» Problem to solve
Work out how many lines of the records hold the string "whole", and reply with that number alone.

» Dataset records
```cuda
static int gemm_any(const void* A, const void* B, const float* scale_a, const float* scale_b, void* D, int M, int N,
                    int K, int lda, int ldb, int ldd, int epilogue, const float* gate, int block_n, cudaStream_t st,
                    const NormRope* norm_rope) {
  const bool fp8 = scale_a != nullptr;
  G3C_REQUIRE(A && B && D, "gemm: null operand");
  G3C_REQUIRE(epilogue >= G3C_EPI_BF16 && epilogue <= G3C_EPI_F32, "gemm: unknown epilogue %d", epilogue);
  if (norm_rope) {
    G3C_REQUIRE(epilogue == G3C_EPI_BF16 && N % 128 == 0 && norm_rope->gamma,
                "gemm: the RMSNorm/RoPE epilogue needs the bf16 epilogue, N %% 128 == 0 and a gain vector");
    G3C_REQUIRE((reinterpret_cast<uintptr_t>(norm_rope->gamma) & 15) == 0 &&
                    (reinterpret_cast<uintptr_t>(norm_rope->cs) & 15) == 0,
                "gemm: RMSNorm gain / RoPE table must be 16-byte aligned");
    epilogue = EPI_NORM_ROPE_BF16;
  }
  G3C_REQUIRE(M > 0 && N > 0 && K > 0, "gemm: bad shape %dx%dx%d", M, N, K);
  if (fp8)
    G3C_REQUIRE(K % 16 == 0 && lda % 16 == 0 && ldb % 16 == 0, "gemm_fp8: K/lda/ldb must be multiples of 16");
  else
    G3C_REQUIRE(K % 8 == 0 && lda % 8 == 0 && ldb % 8 == 0, "gemm: K/lda/ldb must be multiples of 8");
  G3C_REQUIRE(lda >= K && ldb >= K && ldd >= N, "gemm: leading dimension smaller than extent");
  if (epilogue == G3C_EPI_BF16 || epilogue == G3C_EPI_GELU_BF16 || epilogue == EPI_NORM_ROPE_BF16)
    G3C_REQUIRE(ldd % 8 == 0 && (reinterpret_cast<uintptr_t>(D) & 15) == 0,
                "gemm: bf16 output needs ldd %% 8 == 0 and 16-byte aligned base");
  else
    G3C_REQUIRE(ldd % 4 == 0 && (reinterpret_cast<uintptr_t>(D) & 15) == 0,
                "gemm: f32 output needs ldd %% 4 == 0 and 16-byte aligned base");
  G3C_REQUIRE(epilogue != G3C_EPI_GATED_RESIDUAL_F32 ||
                  (gate && (reinterpret_cast<uintptr_t>(gate) & 15) == 0),
              "gemm: gated-residual epilogue needs a 16-byte aligned gate vector");
  int bn = block_n;
  G3C_REQUIRE(bn == 0 || bn == 64 || bn == 128 || bn == 256 || bn == 512, "gemm: block_n %d unsupported", bn);
  if (bn == 512) {
    G3C_REQUIRE(N % 256 == 0, "gemm: block_n 512 needs N %% 256 == 0 (N=%d)", N);
    bn = 256;
  }
  if (bn == 0) bn = (N >= 256 && N % 256 == 0) ? 256 : (N > 64 ? 128 : 64);
  if (fp8 && bn == 256) bn = 128;
  G3C_REQUIRE(epilogue != EPI_NORM_ROPE_BF16 || bn >= 128, "gemm: the RMSNorm/RoPE epilogue needs tiles of whole heads");

  CUtensorMap tmA, tmB;
  const int esize = fp8 ? 1 : 2, bk = fp8 ? kBlockK<true> : kBlockK<false>;
  const CUtensorMapDataType dt = fp8 ? CU_TENSOR_MAP_DATA_TYPE_UINT8 : CU_TENSOR_MAP_DATA_TYPE_BFLOAT16;
  uint64_t dimsA[2] = {(uint64_t)K, (uint64_t)M}, strA[1] = {(uint64_t)lda * esize};
  uint32_t boxA[2] = {(uint32_t)bk, BM};
  int rc = make_tmap_bf16_sw128(&tmA, A, 2, dimsA, strA, boxA, dt);
  if (rc) return rc;
  uint64_t dimsB[2] = {(uint64_t)K, (uint64_t)N}, strB[1] = {(uint64_t)ldb * esize};
  uint32_t boxB[2] = {(uint32_t)bk, (uint32_t)bn};
  rc = make_tmap_bf16_sw128(&tmB, B, 2, dimsB, strB, boxB, dt);
  if (rc) return rc;

  GemmParams p;
  p.M = M;
  p.N = N;
  p.K = K;
  p.ldd = ldd;
  p.D = D;
  p.gate = gate;
  p.nr_gamma = norm_rope ? norm_rope->gamma : nullptr;
  p.nr_cs = norm_rope ? norm_rope->cs : nullptr;
  p.nr_eps = norm_rope ? norm_rope->eps : 0.0f;
  p.scale_a = scale_a;
  p.scale_b = scale_b;
  p.num_m_blk = (M + BM - 1) / BM;
  p.num_n_blk = (N + bn - 1) / bn;
  p.num_k_blk = (K + bk - 1) / bk;
  long long col_bytes = (long long)bn * K * esize;
  int sn = (int)((16ll << 20) / (col_bytes > 0 ? col_bytes : 1));
  if (sn < 1) sn = 1;
  if (sn > p.num_n_blk) sn = p.num_n_blk;
  p.super_n = sn;
  if (fp8) return bn == 64 ? dispatch_epi<64, true>(epilogue, tmA, tmB, p, st)
                           : dispatch_epi<128, true>(epilogue, tmA, tmB, p, st);
  switch (bn) {
    case 64: return dispatch_epi<64, false>(epilogue, tmA, tmB, p, st);
    case 128: return dispatch_epi<128, false>(epilogue, tmA, tmB, p, st);
    default: return dispatch_epi<256, false>(epilogue, tmA, tmB, p, st);
  }
}

int gemm_bf16(const void* A, const void* B, void* D, int M, int N, int K, int lda, int ldb, int ldd,
              int epilogue, const float* gate, int block_n, cudaStream_t st, const NormRope* norm_rope) {
  return gemm_any(A, B, nullptr, nullptr, D, M, N, K, lda, ldb, ldd, epilogue, gate, block_n, st, norm_rope);
}

int gemm_fp8(const void* A8, const float* scale_a, const void* B8, const float* scale_b, void* D, int M, int N, int K,
             int lda, int ldb, int ldd, int epilogue, const float* gate, int block_n, cudaStream_t st,
             const NormRope* norm_rope) {
  G3C_REQUIRE(scale_a && scale_b, "gemm_fp8: null scale vector");
  G3C_REQUIRE((reinterpret_cast<uintptr_t>(scale_a) & 15) == 0 && (reinterpret_cast<uintptr_t>(scale_b) & 15) == 0,
              "gemm_fp8: scale vectors must be 16-byte aligned");
  return gemm_any(A8, B8, scale_a, scale_b, D, M, N, K, lda, ldb, ldd, epilogue, gate, block_n, st, norm_rope);
}

}

extern "C" int g3c_gemm_bf16(const void* A, const void* B, void* D, int M, int N, int K, int lda,
                             int ldb, int ldd, int epilogue, const float* gate, int block_n,
                             void* stream) {
  return g3c::gemm_bf16(A, B, D, M, N, K, lda, ldb, ldd, epilogue, gate, block_n,
                        (cudaStream_t)stream);
}

extern "C" int g3c_gemm_fp8(const void* A8, const float* scale_A, const void* B8, const float* scale_B, void* D, int M,
                            int N, int K, int lda, int ldb, int ldd, int epilogue, const float* gate, int block_n,
                            void* stream) {
  return g3c::gemm_fp8(A8, scale_A, B8, scale_B, D, M, N, K, lda, ldb, ldd, epilogue, gate, block_n,
                       (cudaStream_t)stream);
}

extern "C" int g3c_gemm_norm_rope_fp8(const void* A8, const float* scale_A, const void* B8, const float* scale_B, void* D,
                                      int M, int N, int K, int lda, int ldb, int ldd, const float* gamma,
                                      const float* cos_sin, float eps, void* stream) {
  g3c::NormRope nr;
  nr.gamma = gamma;
  nr.cs = cos_sin;
  nr.eps = eps;
  return g3c::gemm_fp8(A8, scale_A, B8, scale_B, D, M, N, K, lda, ldb, ldd, G3C_EPI_BF16, nullptr, 0,
                       (cudaStream_t)stream, &nr);
}

extern "C" int g3c_gemm_norm_rope_bf16(const void* A, const void* B, void* D, int M, int N, int K, int lda, int ldb,
                                       int ldd, const float* gamma, const float* cos_sin, float eps, void* stream) {
  g3c::NormRope nr;
  nr.gamma = gamma;
  nr.cs = cos_sin;
  nr.eps = eps;
  return g3c::gemm_bf16(A, B, D, M, N, K, lda, ldb, ldd, G3C_EPI_BF16, nullptr, 0, (cudaStream_t)stream, &nr);
}
```

Baseline: 0.1368.

## Pair CTAs in clusters and multicast B tiles via TMA

GEMM CTAs now run in 2-CTA clusters that share an N tile across two adjacent M blocks. Each CTA loads half of the B tile and multicasts it to both CTAs, and the empty barriers count arrivals from both CTAs. The super-N grouping is now chosen by a small HBM-traffic model, and the gated-residual epilogue batches its gate and residual loads. This aims to cut L2/HBM traffic for B, at the cost of cross-CTA coupling that can stall one CTA on its partner and odd-M edge cases.

```diff
diff --git a/gen3c_b200/csrc/common.cuh b/gen3c_b200/csrc/common.cuh
--- a/gen3c_b200/csrc/common.cuh
+++ b/gen3c_b200/csrc/common.cuh
@@ -67,6 +67,23 @@
 __device__ __forceinline__ void mbar_arrive(uint64_t* bar) {
   asm volatile("mbarrier.arrive.shared::cta.b64 _, [%0];\n" ::"r"(smem_u32(bar)) : "memory");
 }
+__device__ __forceinline__ void mbar_arrive_cluster(uint64_t* bar, uint32_t rank) {
+  asm volatile(
+      "{\n\t.reg .b32 remote;\n\t"
+      "mapa.shared::cluster.u32 remote, %0, %1;\n\t"
+      "mbarrier.arrive.shared::cluster.b64 _, [remote];\n\t}\n" ::"r"(smem_u32(bar)),
+      "r"(rank)
+      : "memory");
+}
+
+__device__ __forceinline__ uint32_t cluster_ctarank() {
+  uint32_t r;
+  asm volatile("mov.u32 %0, %%cluster_ctarank;\n" : "=r"(r));
+  return r;
+}
+__device__ __forceinline__ void cluster_sync() {
+  asm volatile("barrier.cluster.arrive.release;\n\tbarrier.cluster.wait.acquire;\n" ::: "memory");
+}
 #ifndef G3C_MBAR_SUSPEND_NS
 #define G3C_MBAR_SUSPEND_NS 0
 #endif
@@ -170,6 +187,14 @@
       "l"(reinterpret_cast<uint64_t>(m)), "r"(smem_u32(bar)), "r"(c0), "r"(c1)
       : "memory");
 }
+__device__ __forceinline__ void tma_load_2d_multicast(void* smem_dst, const CUtensorMap* m, uint64_t* bar, int c0,
+                                                      int c1, uint16_t cta_mask) {
+  asm volatile(
+      "cp.async.bulk.tensor.2d.shared::cluster.global.mbarrier::complete_tx::bytes.multicast::cluster"
+      " [%0], [%1, {%4, %5}], [%2], %3;\n" ::"r"(smem_u32(smem_dst)),
+      "l"(reinterpret_cast<uint64_t>(m)), "r"(smem_u32(bar)), "h"(cta_mask), "r"(c0), "r"(c1)
+      : "memory");
+}
 __device__ __forceinline__ void tma_load_3d(void* smem_dst, const CUtensorMap* m, uint64_t* bar,
                                             int c0, int c1, int c2) {
   asm volatile(
diff --git a/gen3c_b200/csrc/gemm_wgmma.cu b/gen3c_b200/csrc/gemm_wgmma.cu
--- a/gen3c_b200/csrc/gemm_wgmma.cu
+++ b/gen3c_b200/csrc/gemm_wgmma.cu
@@ -18,6 +18,7 @@
   void* D;
   const float* gate;
   int num_m_blk, num_n_blk, num_k_blk;
+  int num_pairs;
   int super_n;
   const float* nr_gamma;
   const float* nr_cs;
@@ -42,14 +43,14 @@
   return 0.5f * x * (1.0f + erff(x * 0.70710678118654752440f));
 }
 
-__device__ __forceinline__ void tile_coords(const GemmParams& p, int tile, int& m_blk, int& n_blk) {
-  int per_super = p.num_m_blk * p.super_n;
+__device__ __forceinline__ void tile_coords(const GemmParams& p, int tile, int& pair, int& n_blk) {
+  int per_super = p.num_pairs * p.super_n;
   int sc = tile / per_super;
   int rem = tile - sc * per_super;
   int n0 = sc * p.super_n;
   int width = p.num_n_blk - n0 < p.super_n ? p.num_n_blk - n0 : p.super_n;
-  m_blk = rem / width;
-  n_blk = n0 + rem - m_blk * width;
+  pair = rem / width;
+  n_blk = n0 + rem - pair * width;
 }
 
 template <int BN>
@@ -121,11 +122,60 @@
   }
 }
 
+template <int BN>
+__device__ __forceinline__ void epilogue_gated(const float (&acc)[BN / 2], const GemmParams& p, int row_a, int col_q,
+                                               int n_base) {
+  constexpr int kChunk = 8;
+  static_assert((BN / 8) % kChunk == 0, "whole chunks of column pairs");
+  float* rows[2];
+  bool live[2];
+#pragma unroll
+  for (int h = 0; h < 2; ++h) {
+    live[h] = row_a + 8 * h < p.M;
+    rows[h] = reinterpret_cast<float*>(p.D) + (size_t)(live[h] ? row_a + 8 * h : 0) * p.ldd;
+  }
+#pragma unroll
+  for (int i0 = 0; i0 < BN / 8; i0 += kChunk) {
+    float2 g[kChunk], x[2][kChunk];
+#pragma unroll
+    for (int j = 0; j < kChunk; ++j) {
+      const int col = n_base + 8 * (i0 + j) + col_q;
+      g[j] = make_float2(0.f, 0.f);
+      if (col + 1 < p.N) g[j] = *reinterpret_cast<const float2*>(p.gate + col);
+      else if (col < p.N) g[j].x = p.gate[col];
+#pragma unroll
+      for (int h = 0; h < 2; ++h) {
+        x[h][j] = make_float2(0.f, 0.f);
+        if (!live[h]) continue;
+        if (col + 1 < p.N) x[h][j] = *reinterpret_cast<const float2*>(rows[h] + col);
+        else if (col < p.N) x[h][j].x = rows[h][col];
+      }
+    }
+#pragma unroll
+    for (int j = 0; j < kChunk; ++j) {
+      const int i = i0 + j, col = n_base + 8 * i + col_q;
+#pragma unroll
+      for (int h = 0; h < 2; ++h) {
+        if (!live[h] || col >= p.N) continue;
+        const float y0 = fmaf(g[j].x, acc[4 * i + 2 * h], x[h][j].x);
+        if (col + 1 < p.N) {
+          const float y1 = fmaf(g[j].y, acc[4 * i + 2 * h + 1], x[h][j].y);
+          *reinterpret_cast<float2*>(rows[h] + col) = make_float2(y0, y1);
+        } else {
+          rows[h][col] = y0;
+        }
+      }
+    }
+  }
+}
+
 template <int BN, int EPI>
 __device__ __forceinline__ void epilogue(const float (&acc)[BN / 2], const GemmParams& p, int row_a, int col_q,
                                          int n_base) {
   if constexpr (EPI == EPI_NORM_ROPE_BF16) {
     epilogue_norm_rope<BN>(acc, p, row_a, col_q, n_base);
+  } else if constexpr (EPI == G3C_EPI_GATED_RESIDUAL_F32) {
+    epilogue_gated<BN>(acc, p, row_a, col_q, n_base);
   } else {
 #pragma unroll
     for (int h = 0; h < 2; ++h) {
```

» Written solution
2